Immediately after his cancer was diagnosed, Cordes quit exposing himself to anything that might carry health risks—anesthesia, X-ray equipment and chemotherapy drugs. He stopped going into the surgery suite completely.

But with a young family to support, he could not leave his practice until he found another way to use his veterinary training to make a living. He began offering consulting services on the side, correctly identifying a growing market for products and training aimed at safety. Within months, he parlayed his new expertise into a full-time position with The Apothecary Shops, a Phoenix-based chain of specialty pharmacies.

Now, Cordes says, he focuses on several arenas.

Teaching Others

He develops workplace protocols for dealing with oncology drugs safely and creates training to ensure that workers, from technicians to veterinarians, know how to handle potentially dangerous oncology drugs. He estimates that as many as 4,000 practices in the United States may administer oncology drugs, and how many of those have safety standards in place for workers is unclear. Many don’t have ventilation systems, he says.

“My best advice is not to touch [them],” Cordes says of oncology drugs, advising that smaller practices refer oncology cases to specialists. “And the next level is if you do handle it, you need to practice 100 percent containment.”

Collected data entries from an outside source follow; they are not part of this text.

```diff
@@ -255,6 +279,21 @@
     }
   }
   __syncthreads();
+  if (__builtin_expect(s_ok == 3, 0)) {
+    __syncthreads();
+    if (wave == 0) {
+      double col[H];
+#pragma unroll
+      for (int r = 0; r < H; r++) col[r] = lane < H ? A[r * LDH + lane] : (lane < H + N ? s_cov[r * N + (lane - H)] : 0.0);
+      const bool ok = gj12_pivoting(col);
+      if (lane == 0) s_ok = ok ? 2 : 0;
+      if (lane >= H && lane < H + N) {
+#pragma unroll
+        for (int r = 0; r < H; r++) K1c[(lane - H) * LDH + r] = col[r];
+      }
+    }
+    __syncthreads();
+  }
   if (!s_ok) {
     if (tid == 0) { c->stop = 1; c->singular = 1; res_store(&res->singular, 1); }
     publish_done(res, s_int[10]);
@@ -278,17 +317,9 @@
   const unsigned int pm = (unsigned int)s_int[11];
   const bool pass_there = it + 1 >= 16 || ((pm >> (16 + it + 1)) & 1u), knn_there = it + 1 >= 16 || ((pm >> (it + 1)) & 1u);
   const int parked = !do_cov && (!pass_there || (search && !knn_there));
+  LII_TS(6);
   if (wave == 0) {
-    if (lane < 2) {
-      double E[9], Rn[9];
-      const int o = lane == 0 ? 0 : 12;
-      const int so = lane == 0 ? 0 : 6;
-      d_so3_exp(sol[so], sol[so + 1], sol[so + 2], E);
-      d_m3_mul(s_st + o, E, Rn);
-      for (int e = 0; e < 9; e++) c->st[o + e] = Rn[e];
-      if (do_cov)
-        for (int e = 0; e < 9; e++) res_store(&res->st[o + e], Rn[e]);
-    } else if (lane >= 8 && lane < 26) {
+    if (lane >= 8 && lane < 26) {
       const int q = lane - 8;
       const int blk = q / 3, i = q % 3;
       const int sto = blk == 0 ? 9 : (blk == 1 ? 21 : (blk == 2 ? 24 : (blk == 3 ? 27 : (blk == 4 ? 30 : 33))));
@@ -298,6 +329,13 @@
       if (do_cov) res_store(&res->st[sto + i], v);
     } else if (lane >= 32 && lane < 32 + N) {
       c->solution[lane - 32] = sol[lane - 32];
+    }
+    if (lane < 32 && (lane & 15) < 9) {
+      const int rho = lane >> 4, e = lane & 15, o = 12 * rho;
+      const double v = boxplus_rot_entry(sol + 6 * rho, s_st + o, s_rx[rho][0], s_rx[rho][1], s_rx[rho][2], e);
+      LII_TS(7);
+      c->st[o + e] = v;
+      if (do_cov) res_store(&res->st[o + e], v);
     }
     if (lane == 63) {
       c->converged = converged;
```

To that end, he helps select and market products adapted from the human health field that have applications for veterinary medicine.

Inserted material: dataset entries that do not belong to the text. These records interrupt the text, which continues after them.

__device__ __forceinline__ u32 prev_lane(u32 v, u32 first) { return (u32)__builtin_amdgcn_update_dpp((int)first, (int)v, 0x138, 0xf, 0xf, false); }
__device__ __forceinline__ u32 sel64(u64 mask, u32 a, u32 b)
{
    u32 r;
    asm("v_cndmask_b32_e64 %0, %1, %2, %3" : "=v"(r) : "v"(b), "v"(a), "s"(mask));
    return r;
}
__device__ __forceinline__ u32 and_xor(u32 a, u32 b, u32 c) { return __builtin_amdgcn_bitop3_b32(a, b, c, 0x60); }
__device__ __forceinline__ u64 make_entry(u32 rel, u32 lo, u32 hi)
{
    const u32 d = (((lo >> 5) & 0x3f) << 3) | (lo & 7);
    const u32 w0 = rel | (d << REL_BITS) | (((hi >> 24) & ((1u << (32 - REL_BITS - 9)) - 1)) << (REL_BITS + 9));
    const u32 w1 = (lo >> 24) | (hi << 8);
    return (u64)w0 | ((u64)w1 << 32);
}
__device__ __forceinline__ u32 lds_u32(const u32 *win, u32 addr)
{
    const u32 a = addr >> 2;
    return alignbyte(win[a + 1], win[a], addr & 3);
}

#ifndef MTS_M5_NT_KEYS
#define MTS_M5_NT_KEYS 0
#endif
#ifndef MTS_M5_STATS
#define MTS_M5_STATS 0
#endif
#ifndef MTS_M5_BIT_AND
#define MTS_M5_BIT_AND 0
#endif
#if MTS_M5_STATS
__device__ unsigned long long g_m5_stats[16];
#endif
constexpr int M5_WAVES = 8;
#ifndef MTS_M5_SX
#define MTS_M5_SX 1
#endif
#ifndef MTS_M5_WAVES
#define MTS_M5_WAVES (MTS_M5_SX == 1 ? 8 : MTS_M5_SX == 2 ? 9 : 10)
#endif
constexpr int M5W = MTS_M5_WAVES;
constexpr int M5_SLICES = 64;
constexpr int M6_SLICES = 64;
constexpr int M5_RING = 256;
constexpr int M5_ROWS = 32;
constexpr int M5_LEVELS = 4;
constexpr int M5_ROW_WORDS = M5_RING / 32 + 1;
constexpr int M5_TABLE = M5_ROWS * M5_ROW_WORDS * 4;
constexpr int M5_SLOTS = M5_LEVELS + 1;
constexpr int M5_SX_BYTES = MTS_M5_SX == 1 ? 8 : MTS_M5_SX == 2 ? 4 : 0;
constexpr int M5_WAVE_LDS = M5_RING * (8 + M5_SX_BYTES) + M5_SLOTS * M5_TABLE;
__device__ __forceinline__ constexpr int m5_slot(int d) { return d ? d + 1 : 0; }
#ifndef MTS_M5_LDS_PAD
#define MTS_M5_LDS_PAD 0
#endif
constexpr int M5_VLUT = 129 * 16;
constexpr int MATCH5_LDS = MTS_M5_LDS_PAD ? MTS_M5_LDS_PAD : (M5W * M5_WAVE_LDS + M5_VLUT > 56 * 1024 ? M5W * M5_WAVE_LDS + M5_VLUT : 56 * 1024);

__device__ __forceinline__ int m5_len04(u32 x1, bool &all4)
{
    u32 f;
    asm("v_ffbl_b32 %0, %1" : "=v"(f) : "v"(x1));
    all4 = f > 31;
    return (int)(f >> 3);
}
__device__ __forceinline__ u32 m5_mul24(u32 x, u32 c)
{
    u32 r;
    asm("v_mul_u32_u24 %0, %1, %2" : "=v"(r) : "v"(x), "v"(c));
    return r;
}
__device__ __forceinline__ u32 m5_hash24(u32 x) { return (m5_mul24(x, 0x9E3779u) >> 19) & 31; }
__device__ __forceinline__ u32 m5_ffbh(u32 x)
{
    u32 r;
    asm("v_ffbh_u32 %0, %1" : "=v"(r) : "v"(x));
    return r;
}
__device__ __forceinline__ u32 m5_off8(u32 z, u32 k)
{
    u32 r;
    asm("v_mad_i32_i24 %0, %1, -8, %2" : "=v"(r) : "v"(z), "v"(k));
    return r;
}
__device__ __forceinline__ void m5_keys(u32 e1, u32 (&k)[M5_LEVELS])
{
    const u32 p = m5_mul24(e1, 0x9E3779u);
    k[0] = (p >> 2) & 63;
    k[1] = (p >> 11) & 31;
    k[2] = (p >> 19) & 31;
    k[3] = m5_hash24(e1 ^ (e1 >> 11));
}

For instance, he is helping to market a closed-system device that confines spray and vapors when a drug vial is punctured, so workers don’t ingest harmful fumes. And he’s working on helping practices dispose of waste more safely. He recently co-authored a paper for the National Institute for Occupational Safety and Health, and this year he served on the AVMA’s National Hazardous Waste Product Database Task Force.

Cordes believes that more regulations are coming, both in the handling of chemotherapy agents and disposing of waste, and that veterinary practices need to adapt quickly.

“It’s already happening in human health care, and in veterinary medicine we’re a little behind,” he says. “I’m afraid we’ll lose the ability to administer these drugs if we don’t” self-police and improve standards for handling them.

Not Exploiting His Past

Cordes typically doesn’t bring up his health scare unless asked.

“If you don’t know Brett well, you’re not likely to know that he had this horrible battle with cancer,” says Albert Ahn, DVM, president of the pharmaceutical company AB Science USA, who has worked with Cordes on several projects. “While he could use that as a selling point, to use as a scare tactic or to earn sympathy points, he just doesn’t do that.”

Cordes says the reason he doesn’t typically volunteer his health history is partly that he doesn’t want to capitalize on his own problems and partly that he doesn’t need to.

“Every veterinarian knows someone who has died at a young age of cancer, or who had a thyroid disease,” Cordes says. “This touches everybody.”